TASK
Look for the word "place" in the entries and copy each line where it appears.

[PROVIDED MATERIAL — start]

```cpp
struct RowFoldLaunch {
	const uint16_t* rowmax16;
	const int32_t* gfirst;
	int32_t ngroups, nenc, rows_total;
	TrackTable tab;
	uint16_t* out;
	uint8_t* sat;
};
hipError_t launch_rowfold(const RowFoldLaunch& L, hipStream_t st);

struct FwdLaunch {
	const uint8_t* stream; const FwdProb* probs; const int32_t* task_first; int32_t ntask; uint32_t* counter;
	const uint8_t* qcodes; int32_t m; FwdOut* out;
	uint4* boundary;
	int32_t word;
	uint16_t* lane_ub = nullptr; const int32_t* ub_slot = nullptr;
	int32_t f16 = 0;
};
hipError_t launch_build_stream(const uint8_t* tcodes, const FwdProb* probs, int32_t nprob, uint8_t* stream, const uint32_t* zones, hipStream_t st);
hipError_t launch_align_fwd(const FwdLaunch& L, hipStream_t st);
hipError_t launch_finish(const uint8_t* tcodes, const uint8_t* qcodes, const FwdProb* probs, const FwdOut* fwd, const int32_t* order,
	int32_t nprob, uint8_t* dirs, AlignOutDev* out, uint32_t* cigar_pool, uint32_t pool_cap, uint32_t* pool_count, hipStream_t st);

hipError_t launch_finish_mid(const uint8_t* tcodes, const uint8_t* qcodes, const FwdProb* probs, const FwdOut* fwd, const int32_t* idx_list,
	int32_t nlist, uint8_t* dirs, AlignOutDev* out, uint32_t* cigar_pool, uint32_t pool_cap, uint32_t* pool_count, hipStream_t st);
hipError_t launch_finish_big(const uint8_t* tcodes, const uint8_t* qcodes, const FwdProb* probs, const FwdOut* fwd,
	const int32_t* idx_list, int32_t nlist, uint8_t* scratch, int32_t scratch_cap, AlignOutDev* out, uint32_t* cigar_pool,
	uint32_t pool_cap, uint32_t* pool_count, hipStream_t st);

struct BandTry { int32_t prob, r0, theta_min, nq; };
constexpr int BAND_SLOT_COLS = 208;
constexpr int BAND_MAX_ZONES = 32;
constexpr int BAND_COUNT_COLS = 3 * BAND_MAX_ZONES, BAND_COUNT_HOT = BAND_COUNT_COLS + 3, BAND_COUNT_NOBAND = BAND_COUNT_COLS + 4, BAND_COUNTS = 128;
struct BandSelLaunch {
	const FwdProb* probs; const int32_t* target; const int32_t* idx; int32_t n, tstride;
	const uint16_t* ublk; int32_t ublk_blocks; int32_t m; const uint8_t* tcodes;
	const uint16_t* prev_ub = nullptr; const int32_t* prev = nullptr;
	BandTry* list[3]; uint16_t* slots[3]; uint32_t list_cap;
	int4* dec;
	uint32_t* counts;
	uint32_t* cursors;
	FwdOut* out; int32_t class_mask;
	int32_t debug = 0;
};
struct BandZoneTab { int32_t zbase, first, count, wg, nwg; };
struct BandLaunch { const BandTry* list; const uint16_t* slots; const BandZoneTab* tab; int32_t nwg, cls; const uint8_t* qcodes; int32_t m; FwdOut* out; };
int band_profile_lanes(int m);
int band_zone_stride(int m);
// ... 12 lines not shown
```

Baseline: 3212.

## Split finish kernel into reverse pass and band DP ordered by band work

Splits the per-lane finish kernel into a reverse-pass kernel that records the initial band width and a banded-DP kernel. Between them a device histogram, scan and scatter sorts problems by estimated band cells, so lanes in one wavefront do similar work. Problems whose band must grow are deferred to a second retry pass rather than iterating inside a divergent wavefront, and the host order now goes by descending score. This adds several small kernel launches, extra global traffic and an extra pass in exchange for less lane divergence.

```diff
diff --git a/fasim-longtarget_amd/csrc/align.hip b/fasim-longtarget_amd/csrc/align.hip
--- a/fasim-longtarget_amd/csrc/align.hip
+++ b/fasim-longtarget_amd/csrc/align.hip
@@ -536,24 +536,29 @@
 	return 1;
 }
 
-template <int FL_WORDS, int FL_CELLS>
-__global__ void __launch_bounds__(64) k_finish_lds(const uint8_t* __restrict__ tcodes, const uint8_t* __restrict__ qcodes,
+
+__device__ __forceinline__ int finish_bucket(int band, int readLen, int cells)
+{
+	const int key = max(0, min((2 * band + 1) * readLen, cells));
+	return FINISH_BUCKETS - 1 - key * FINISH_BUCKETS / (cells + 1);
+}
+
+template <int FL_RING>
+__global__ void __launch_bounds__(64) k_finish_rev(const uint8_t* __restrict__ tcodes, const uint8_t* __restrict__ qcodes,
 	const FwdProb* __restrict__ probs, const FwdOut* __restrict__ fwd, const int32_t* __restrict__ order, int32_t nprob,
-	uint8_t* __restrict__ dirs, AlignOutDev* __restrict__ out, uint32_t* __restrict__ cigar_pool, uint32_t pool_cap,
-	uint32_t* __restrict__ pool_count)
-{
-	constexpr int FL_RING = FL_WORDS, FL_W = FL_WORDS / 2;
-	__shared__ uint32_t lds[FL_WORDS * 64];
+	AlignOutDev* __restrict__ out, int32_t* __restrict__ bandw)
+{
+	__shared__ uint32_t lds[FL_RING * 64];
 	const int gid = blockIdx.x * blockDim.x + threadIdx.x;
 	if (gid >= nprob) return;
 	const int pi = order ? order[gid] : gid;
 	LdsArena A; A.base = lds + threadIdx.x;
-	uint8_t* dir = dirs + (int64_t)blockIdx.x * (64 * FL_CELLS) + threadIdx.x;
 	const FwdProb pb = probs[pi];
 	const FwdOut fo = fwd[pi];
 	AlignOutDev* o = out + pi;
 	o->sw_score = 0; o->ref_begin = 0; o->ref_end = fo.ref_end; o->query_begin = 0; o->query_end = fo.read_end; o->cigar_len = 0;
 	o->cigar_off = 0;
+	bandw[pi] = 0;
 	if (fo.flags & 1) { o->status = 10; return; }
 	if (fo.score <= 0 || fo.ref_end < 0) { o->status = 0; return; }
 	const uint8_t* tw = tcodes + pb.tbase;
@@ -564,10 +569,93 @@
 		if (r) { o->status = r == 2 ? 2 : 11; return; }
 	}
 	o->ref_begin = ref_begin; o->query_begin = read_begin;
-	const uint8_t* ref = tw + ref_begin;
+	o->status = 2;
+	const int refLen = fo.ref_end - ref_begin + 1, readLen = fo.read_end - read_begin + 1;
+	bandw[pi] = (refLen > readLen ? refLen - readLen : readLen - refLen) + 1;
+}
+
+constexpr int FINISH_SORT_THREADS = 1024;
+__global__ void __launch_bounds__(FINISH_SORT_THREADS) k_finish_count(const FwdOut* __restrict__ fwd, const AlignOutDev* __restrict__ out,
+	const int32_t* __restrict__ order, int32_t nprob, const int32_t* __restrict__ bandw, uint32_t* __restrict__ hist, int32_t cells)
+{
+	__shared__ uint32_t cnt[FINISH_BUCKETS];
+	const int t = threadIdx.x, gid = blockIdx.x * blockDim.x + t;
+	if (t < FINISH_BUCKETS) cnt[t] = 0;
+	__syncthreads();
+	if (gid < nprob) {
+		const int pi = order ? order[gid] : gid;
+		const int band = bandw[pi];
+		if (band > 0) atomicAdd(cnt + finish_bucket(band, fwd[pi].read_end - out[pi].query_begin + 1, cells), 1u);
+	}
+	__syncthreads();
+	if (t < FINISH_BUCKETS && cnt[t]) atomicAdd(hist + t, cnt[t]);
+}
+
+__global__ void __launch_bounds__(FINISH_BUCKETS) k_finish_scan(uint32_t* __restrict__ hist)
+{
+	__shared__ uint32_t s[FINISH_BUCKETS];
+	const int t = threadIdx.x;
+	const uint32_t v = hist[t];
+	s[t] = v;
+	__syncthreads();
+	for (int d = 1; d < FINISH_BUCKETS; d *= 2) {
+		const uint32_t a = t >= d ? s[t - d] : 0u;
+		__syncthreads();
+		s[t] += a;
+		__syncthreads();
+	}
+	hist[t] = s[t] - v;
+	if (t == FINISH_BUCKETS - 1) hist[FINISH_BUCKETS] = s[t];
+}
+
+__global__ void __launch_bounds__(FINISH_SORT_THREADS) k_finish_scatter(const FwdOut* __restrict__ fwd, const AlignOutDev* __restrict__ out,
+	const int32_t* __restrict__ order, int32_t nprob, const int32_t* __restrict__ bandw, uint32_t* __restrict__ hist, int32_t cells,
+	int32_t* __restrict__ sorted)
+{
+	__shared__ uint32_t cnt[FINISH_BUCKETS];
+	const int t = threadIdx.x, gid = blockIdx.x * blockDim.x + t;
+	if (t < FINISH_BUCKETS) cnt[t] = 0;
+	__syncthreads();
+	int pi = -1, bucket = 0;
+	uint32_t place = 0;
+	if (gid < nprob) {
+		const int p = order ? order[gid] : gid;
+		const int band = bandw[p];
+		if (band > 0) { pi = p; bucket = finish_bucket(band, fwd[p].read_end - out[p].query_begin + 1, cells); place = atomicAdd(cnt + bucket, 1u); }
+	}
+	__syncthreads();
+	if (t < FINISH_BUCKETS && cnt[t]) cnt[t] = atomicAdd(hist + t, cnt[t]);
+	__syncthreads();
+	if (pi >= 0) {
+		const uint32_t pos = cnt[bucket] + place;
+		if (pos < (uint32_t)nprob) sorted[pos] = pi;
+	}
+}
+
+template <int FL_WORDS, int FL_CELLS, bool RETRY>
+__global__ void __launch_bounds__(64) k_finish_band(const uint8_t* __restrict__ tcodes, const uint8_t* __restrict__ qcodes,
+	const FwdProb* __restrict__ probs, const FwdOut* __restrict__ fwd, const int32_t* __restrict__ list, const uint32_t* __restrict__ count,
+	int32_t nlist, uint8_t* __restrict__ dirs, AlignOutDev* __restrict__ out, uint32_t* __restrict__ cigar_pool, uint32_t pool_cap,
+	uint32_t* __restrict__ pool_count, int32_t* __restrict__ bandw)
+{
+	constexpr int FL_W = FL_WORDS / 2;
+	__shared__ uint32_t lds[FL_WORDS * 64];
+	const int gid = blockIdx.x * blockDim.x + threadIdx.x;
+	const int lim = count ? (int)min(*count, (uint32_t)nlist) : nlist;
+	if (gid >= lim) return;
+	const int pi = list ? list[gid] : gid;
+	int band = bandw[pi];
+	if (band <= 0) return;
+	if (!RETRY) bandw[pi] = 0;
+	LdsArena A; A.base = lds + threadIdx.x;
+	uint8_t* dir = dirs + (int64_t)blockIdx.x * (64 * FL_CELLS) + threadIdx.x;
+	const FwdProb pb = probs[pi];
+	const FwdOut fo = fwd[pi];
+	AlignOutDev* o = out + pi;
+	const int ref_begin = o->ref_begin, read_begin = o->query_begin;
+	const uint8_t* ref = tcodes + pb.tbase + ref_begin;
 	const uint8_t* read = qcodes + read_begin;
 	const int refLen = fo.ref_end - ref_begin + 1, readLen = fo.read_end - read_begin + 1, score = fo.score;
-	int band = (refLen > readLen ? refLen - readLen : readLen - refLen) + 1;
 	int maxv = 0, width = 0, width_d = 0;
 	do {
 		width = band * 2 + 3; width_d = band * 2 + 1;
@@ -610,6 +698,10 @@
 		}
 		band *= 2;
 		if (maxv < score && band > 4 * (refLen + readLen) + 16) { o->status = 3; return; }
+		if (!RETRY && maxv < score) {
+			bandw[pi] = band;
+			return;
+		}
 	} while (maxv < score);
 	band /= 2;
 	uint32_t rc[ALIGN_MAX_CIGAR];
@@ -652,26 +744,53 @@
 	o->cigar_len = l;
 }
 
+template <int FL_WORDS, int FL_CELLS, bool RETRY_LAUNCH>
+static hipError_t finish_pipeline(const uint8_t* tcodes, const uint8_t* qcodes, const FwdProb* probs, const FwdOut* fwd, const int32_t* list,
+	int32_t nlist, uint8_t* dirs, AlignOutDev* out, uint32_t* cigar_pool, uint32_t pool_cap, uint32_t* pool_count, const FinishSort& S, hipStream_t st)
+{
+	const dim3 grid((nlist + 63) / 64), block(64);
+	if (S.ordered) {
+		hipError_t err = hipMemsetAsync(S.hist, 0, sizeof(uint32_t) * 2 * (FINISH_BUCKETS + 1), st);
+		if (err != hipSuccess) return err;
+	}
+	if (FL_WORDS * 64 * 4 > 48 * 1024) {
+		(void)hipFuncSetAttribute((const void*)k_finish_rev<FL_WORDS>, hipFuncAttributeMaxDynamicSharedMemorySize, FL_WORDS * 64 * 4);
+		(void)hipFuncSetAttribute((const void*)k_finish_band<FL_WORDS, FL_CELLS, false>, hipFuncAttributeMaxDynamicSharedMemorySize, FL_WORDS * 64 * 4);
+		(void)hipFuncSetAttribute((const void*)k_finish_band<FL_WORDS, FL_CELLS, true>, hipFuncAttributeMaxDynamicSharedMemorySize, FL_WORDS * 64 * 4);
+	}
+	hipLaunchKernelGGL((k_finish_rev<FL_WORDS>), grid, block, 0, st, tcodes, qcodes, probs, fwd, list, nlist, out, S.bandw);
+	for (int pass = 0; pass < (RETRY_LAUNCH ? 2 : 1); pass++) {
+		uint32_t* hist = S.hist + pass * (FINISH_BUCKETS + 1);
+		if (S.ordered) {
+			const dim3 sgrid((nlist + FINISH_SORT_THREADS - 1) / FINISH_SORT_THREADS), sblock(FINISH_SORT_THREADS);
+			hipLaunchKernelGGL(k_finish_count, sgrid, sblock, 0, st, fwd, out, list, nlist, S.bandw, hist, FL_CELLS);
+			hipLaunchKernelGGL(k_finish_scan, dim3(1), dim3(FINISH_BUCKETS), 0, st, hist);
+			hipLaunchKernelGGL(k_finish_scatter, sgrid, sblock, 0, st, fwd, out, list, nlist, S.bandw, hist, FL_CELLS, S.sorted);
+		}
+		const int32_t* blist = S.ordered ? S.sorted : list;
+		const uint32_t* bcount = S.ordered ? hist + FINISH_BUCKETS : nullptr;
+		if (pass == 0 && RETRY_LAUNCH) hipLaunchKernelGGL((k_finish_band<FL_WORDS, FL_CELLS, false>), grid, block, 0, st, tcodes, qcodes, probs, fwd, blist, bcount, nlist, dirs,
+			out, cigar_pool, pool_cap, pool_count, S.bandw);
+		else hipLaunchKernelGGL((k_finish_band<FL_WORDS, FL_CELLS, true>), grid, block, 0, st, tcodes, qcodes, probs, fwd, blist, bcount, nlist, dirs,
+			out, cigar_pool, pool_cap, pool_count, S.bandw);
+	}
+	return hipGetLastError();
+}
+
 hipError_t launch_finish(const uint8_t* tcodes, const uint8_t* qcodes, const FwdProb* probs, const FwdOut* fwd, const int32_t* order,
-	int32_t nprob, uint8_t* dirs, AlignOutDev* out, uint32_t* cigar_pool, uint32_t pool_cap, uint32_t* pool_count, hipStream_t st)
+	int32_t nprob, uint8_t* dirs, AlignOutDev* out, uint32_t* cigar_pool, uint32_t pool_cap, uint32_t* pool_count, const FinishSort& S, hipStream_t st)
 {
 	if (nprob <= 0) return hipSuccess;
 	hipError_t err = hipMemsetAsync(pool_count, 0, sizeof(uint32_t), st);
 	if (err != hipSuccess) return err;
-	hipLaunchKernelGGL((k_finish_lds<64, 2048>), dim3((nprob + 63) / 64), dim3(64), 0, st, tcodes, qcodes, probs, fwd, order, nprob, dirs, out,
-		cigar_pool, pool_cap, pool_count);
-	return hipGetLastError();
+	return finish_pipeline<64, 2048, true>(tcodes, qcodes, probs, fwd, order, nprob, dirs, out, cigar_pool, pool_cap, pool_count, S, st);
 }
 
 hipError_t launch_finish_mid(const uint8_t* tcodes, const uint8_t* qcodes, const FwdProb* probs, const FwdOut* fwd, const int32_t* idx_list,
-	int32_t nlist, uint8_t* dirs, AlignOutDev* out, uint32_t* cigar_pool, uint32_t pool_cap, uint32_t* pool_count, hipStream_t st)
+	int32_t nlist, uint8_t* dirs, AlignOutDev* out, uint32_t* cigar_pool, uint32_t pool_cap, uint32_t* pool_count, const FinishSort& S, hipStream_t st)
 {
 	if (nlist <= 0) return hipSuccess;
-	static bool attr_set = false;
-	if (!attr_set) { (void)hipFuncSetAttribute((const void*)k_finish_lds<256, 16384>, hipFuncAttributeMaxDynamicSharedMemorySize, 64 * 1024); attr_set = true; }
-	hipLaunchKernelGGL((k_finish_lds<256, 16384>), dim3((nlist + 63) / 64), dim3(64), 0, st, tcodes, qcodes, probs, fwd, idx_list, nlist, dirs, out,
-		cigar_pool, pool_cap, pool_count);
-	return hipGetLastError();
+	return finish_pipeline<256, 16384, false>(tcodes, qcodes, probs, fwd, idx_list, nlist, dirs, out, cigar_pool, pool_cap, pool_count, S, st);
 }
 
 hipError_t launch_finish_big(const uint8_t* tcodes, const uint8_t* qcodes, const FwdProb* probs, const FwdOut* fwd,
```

[PROVIDED MATERIAL — finish]

SOLUTION TO THE EXERCISE
+	uint32_t place = 0;
+		if (band > 0) { pi = p; bucket = finish_bucket(band, fwd[p].read_end - out[p].query_begin + 1, cells); place = atomicAdd(cnt + bucket, 1u); }
+		const uint32_t pos = cnt[bucket] + place;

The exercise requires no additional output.